您必须假设通过此技术获得的行号可能是错误的。话虽如此,我在自己的内核工作中经常使用这种技术,而且还没有遇到任何问题(敲木头)。请记住,如果您遇到一些毫无意义的事情,您可能会得到一个错误的行号。
Unfortunately, or fortunately depending on your perspective, with high levels of optimization it is possible for the compiler to create assembly code that the debug format cannot make a reasonable C code line to assembly instruction(s) mapping. What type of cases you can run into this problem depends on the compiler, optimization level, debug symbol format, debug symbol level, and the code itself.

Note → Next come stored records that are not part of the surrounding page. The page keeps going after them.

static FwdCfg fwd_cfg(const GG& g) {
    FwdCfg c;
    c.bn = ((g.Cout % 128) == 0 && (g.D2 == 0 || (g.D1 % 128) == 0)) ? 128 : 64;
    c.ksplit = 1;
    const int ntiles = g.Cout / c.bn;
    const int niter = g.ntaps * g.Cin / MBK;
// ... 199 lines not shown
            relu_cur = relu_next;
        }
    } else {
        for (int it = 0; it < niter; ++it) {
            relu_cur = fire(0);
            if (it + 1 < niter) prepare();
            __syncthreads();
            compute(0, relu_cur);
            __syncthreads();
        }
    }

    if (SPLITK) {
        float* dst = ws + ((size_t)(ks * g.nphase + ph) * g.M + m0) * g.Cout + n0;
#pragma unroll
        for (int mt = 0; mt < MT; ++mt)
#pragma unroll
            for (int r = 0; r < 4; ++r) {
                const int row = wm * WR + mt * 16 + fq * 4 + r;
                if (m0 + row < g.M) {
#pragma unroll
                    for (int nt = 0; nt < NT; ++nt)
                        dst[(size_t)row * g.Cout + wn * (BN / 2) + nt * 16 + fr] = acc[mt][nt][r];
                }
            }
        return;
    }

    constexpr int CROW = BN * 2 + 16;
    constexpr int WM = BM / WR;
    unsigned char* Cs = smem;
    float* sstat = (float*)(smem + BM * CROW);
    const float eslope = act_slope(a.yact ? a.eact : PAI_ACT_NONE);
    float csum[NT], csq[NT];
#pragma unroll
    for (int nt = 0; nt < NT; ++nt) {
        const int col = wn * (BN / 2) + nt * 16 + fr;
        const float b = a.bias ? a.bias[n0 + col] : 0.f;
        float s = 0.f, q = 0.f;
#pragma unroll
        for (int mt = 0; mt < MT; ++mt) {
#pragma unroll
            for (int r = 0; r < 4; ++r) {
                const int row = wm * WR + mt * 16 + fq * 4 + r;
                float v = acc[mt][nt][r] + b;
                if (m0 + row < g.M) { s += v; q += v * v; }
                v = act_fwd(v, eslope);
                *(bf16_t*)(Cs + row * CROW + col * 2) = f2bf(v);
            }
        }
        csum[nt] = s;
        csq[nt] = q;
    }
    if (a.stats) {
#pragma unroll
        for (int nt = 0; nt < NT; ++nt) {
            float s = csum[nt], q = csq[nt];
            s += __shfl_xor(s, 16, 64); s += __shfl_xor(s, 32, 64);
            q += __shfl_xor(q, 16, 64); q += __shfl_xor(q, 32, 64);
            if (fq == 0) {
                const int col = wn * (BN / 2) + nt * 16 + fr;
                sstat[(wm * 2 + 0) * BN + col] = s;
                sstat[(wm * 2 + 1) * BN + col] = q;
            }
        }
    }
    __syncthreads();
    if (a.stats && tid < BN) {
        float* dst = a.stats + ((size_t)(ph * mtiles + bm) * 2) * g.Cout + n0 + tid;
        float s = 0.f, q = 0.f;
#pragma unroll
        for (int i = 0; i < WM; ++i) { s += sstat[(i * 2 + 0) * BN + tid]; q += sstat[(i * 2 + 1) * BN + tid]; }
        dst[0] = s;
        dst[g.Cout] = q;
    }
    bf16_t* dst;
    int dstride, dcol;
    if (a.yact) { dst = (bf16_t*)a.yact; dstride = g.Cout; dcol = n0; }
    else if (n0 < g.D1) { dst = (bf16_t*)a.y1; dstride = g.D1; dcol = n0; }
    else { dst = (bf16_t*)a.y2; dstride = g.D2; dcol = n0 - g.D1; }
    const bool bwd = a.bz && !a.yact && n0 < g.D1;
    const bf16_t* bzp = (const bf16_t*)a.bz;
    const bf16_t* bap = (const bf16_t*)a.badd;
    const bool bsum = bwd && a.bpart;
    constexpr int CPR = BN / 8;
    constexpr int ORP = NTHR / CPR;
    const int oc = tid % CPR, orow0 = tid / CPR;
    BwdParams BP;
    float bs1[8], bs2[8];
#pragma unroll
    for (int k = 0; k < 8; ++k) bs1[k] = bs2[k] = 0.f;
    constexpr int NP = BM / ORP, NB = NP < 4 ? NP : 4;
    if (bwd) bwd_load_params(a, dcol + oc * 8, BP);
#pragma unroll
    for (int p0 = 0; p0 < NP; p0 += NB) {
        size_t offs[NB];
        uint4 zq[NB], aq[NB];
#pragma unroll
        for (int p = 0; p < NB; ++p) {
            const int m = m0 + orow0 + (p0 + p) * ORP;
            int n, gy, gx;
            decode_row(g, m < g.M ? m : 0, n, gy, gx);
            const size_t pix = (size_t)(n * g.OH + gy * g.OS + g.poy[ph]) * g.OW + gx * g.OS + g.pox[ph];
            offs[p] = pix * dstride + dcol + oc * 8;
            if (bwd) {
                zq[p] = *(const uint4*)(bzp + offs[p]);
                aq[p] = bap ? *(const uint4*)(bap + offs[p]) : make_uint4(0, 0, 0, 0);
            }
        }
#pragma unroll
        for (int p = 0; p < NB; ++p) {
            const int row = orow0 + (p0 + p) * ORP;
            if (m0 + row < g.M) {
                uint4 o = *(const uint4*)(Cs + row * CROW + oc * 16);
                if (bwd)
                    o = bwd_chunk(o, zq[p], aq[p], bap != nullptr, a.bscale != nullptr, bsum, a.bact1, a.bact2, BP, bs1, bs2);
                *(uint4*)(dst + offs[p]) = o;
            }
        }
    }
    if (bsum)
        bwd_write_partials<BN, CPR, NTHR / 64>(sstat, bs1, bs2, tid,
                                               a.bpart + ((size_t)(ph * mtiles + bm) * 2) * g.D1 + n0, g.D1,
                                               a.bmean + n0, a.brstd + n0);
}

constexpr int FIN_COLS = 128;
__global__ __launch_bounds__(256) void splitk_finish_k(GG g, FwdArgs a, const float* ws, int mtiles, int ksplit) {
    __shared__ float red[2][FIN_ROWS][FIN_COLS + 8];
    const int tid = threadIdx.x;
    const int bm = blockIdx.x, ph = blockIdx.y, cb = blockIdx.z;
    const int row = tid >> 4, cgl = tid & 15;
    const int m = bm * FIN_ROWS + row;
    const int c0 = cb * FIN_COLS + cgl * 8;
    const bool valid = m < g.M && c0 < g.Cout;
    const float eslope = act_slope(a.yact ? a.eact : PAI_ACT_NONE);
    float v[8], bs1[8], bs2[8];
#pragma unroll
    for (int k = 0; k < 8; ++k) v[k] = bs1[k] = bs2[k] = 0.f;
    if (valid) {
        const size_t slab = (size_t)g.nphase * g.M * g.Cout;
        const float* src = ws + ((size_t)ph * g.M + m) * g.Cout + c0;
#pragma unroll 4
        for (int s = 0; s < ksplit; ++s) {
            const float4 v0 = *(const float4*)(src + s * slab), v1 = *(const float4*)(src + s * slab + 4);
            v[0] += v0.x; v[1] += v0.y; v[2] += v0.z; v[3] += v0.w;
            v[4] += v1.x; v[5] += v1.y; v[6] += v1.z; v[7] += v1.w;
        }
        if (a.bias) {
#pragma unroll
            for (int k = 0; k < 8; ++k) v[k] += a.bias[c0 + k];
        }
    }
    if (a.stats) {
#pragma unroll
        for (int k = 0; k < 8; ++k) {
            red[0][row][cgl * 8 + k] = v[k];
            red[1][row][cgl * 8 + k] = v[k] * v[k];
        }
    }
    if (valid) {
        unsigned packed[4];
#pragma unroll
        for (int k = 0; k < 8; ++k) v[k] = act_fwd(v[k], eslope);
#pragma unroll
        for (int k = 0; k < 4; ++k) packed[k] = pk2bf(v[2 * k], v[2 * k + 1]);
        int n, gy, gx;
        decode_row(g, m, n, gy, gx);
        const size_t pix = (size_t)(n * g.OH + gy * g.OS + g.poy[ph]) * g.OW + gx * g.OS + g.pox[ph];
        bf16_t* dst;
        if (a.yact) dst = (bf16_t*)a.yact + pix * g.Cout + c0;
        else if (c0 < g.D1) dst = (bf16_t*)a.y1 + pix * g.D1 + c0;
        else dst = (bf16_t*)a.y2 + pix * g.D2 + (c0 - g.D1);
        uint4 o = make_uint4(packed[0], packed[1], packed[2], packed[3]);
        if (a.bz && !a.yact && c0 < g.D1) {
            BwdParams BP;
            bwd_load_params(a, c0, BP);
            const size_t off = pix * g.D1 + c0;
            const bf16_t* bap = (const bf16_t*)a.badd;
            o = bwd_chunk(o, *(const uint4*)((const bf16_t*)a.bz + off),
                          bap ? *(const uint4*)(bap + off) : make_uint4(0, 0, 0, 0), bap != nullptr,
                          a.bscale != nullptr, a.bpart != nullptr, a.bact1, a.bact2, BP, bs1, bs2);
        }
        *(uint4*)dst = o;
    }
    if (a.stats) {
        __syncthreads();
        const int c = cb * FIN_COLS + tid;
        if (tid < FIN_COLS && c < g.Cout) {
            float t1 = 0.f, t2 = 0.f;
#pragma unroll
            for (int r = 0; r < FIN_ROWS; ++r) { t1 += red[0][r][tid]; t2 += red[1][r][tid]; }
            float* dst = a.stats + ((size_t)(ph * mtiles + bm) * 2) * g.Cout + c;
            dst[0] = t1;
            dst[g.Cout] = t2;
        }
    } else if (a.bpart && a.bz) {
#pragma unroll
        for (int k = 0; k < 8; ++k) {
            red[0][row][cgl * 8 + k] = bs1[k];
            red[1][row][cgl * 8 + k] = bs2[k];
        }
        __syncthreads();
        const int c = cb * FIN_COLS + tid;
        if (tid < FIN_COLS && c < g.D1) {
            float t1 = 0.f, t2 = 0.f;
#pragma unroll
            for (int r = 0; r < FIN_ROWS; ++r) { t1 += red[0][r][tid]; t2 += red[1][r][tid]; }
            float* dst = a.bpart + ((size_t)(ph * mtiles + bm) * 2) * g.D1 + c;
            dst[0] = t1;
            dst[g.D1] = a.brstd[c] * (t2 - a.bmean[c] * t1);
        }
    }
}



static int patch_rows(const GG& g, const FwdCfg& c, PatchGeo* pg) {
    const bool no_256 = !pai_tunable("fwd_patch256", 1);
    if (!pai_tunable("fwd_patch", 1) || c.ksplit > 1) return 0;
    if ((int64_t)g.N * g.H * g.W * (g.C1 > g.C2 ? g.C1 : g.C2) * 2 >= (1ll << 31) || (int64_t)g.Cout * g.wtaps * g.Cin * 2 >= (1ll << 31))
        return 0;
    if (!no_256 && c.bn == 128 && (int64_t)(g.M / 256) * (g.Cout / 128) * g.nphase >= 512 && patch_geo(g, 16, pg)) return 256;
    if (!no_256 && c.bn == 64 && g.Cin >= 256 && pai_tunable("fwd_w1", 1) &&
        (int64_t)(g.M / 256) * (g.Cout / 64) * g.nphase >= pai_tunable("fwd_w1_min", 768) && patch_geo(g, 16, pg))
        return 256;
    return patch_geo(g, 8, pg) ? 128 : 0;
}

You have to assume that line numbers gained via this technique could be wrong. That being said, I use this technique frequently in my own kernel work and I have not had any problems yet (knocks on wood). Just remember that if you are faced with something that just makes no sense, you could have a bad line number.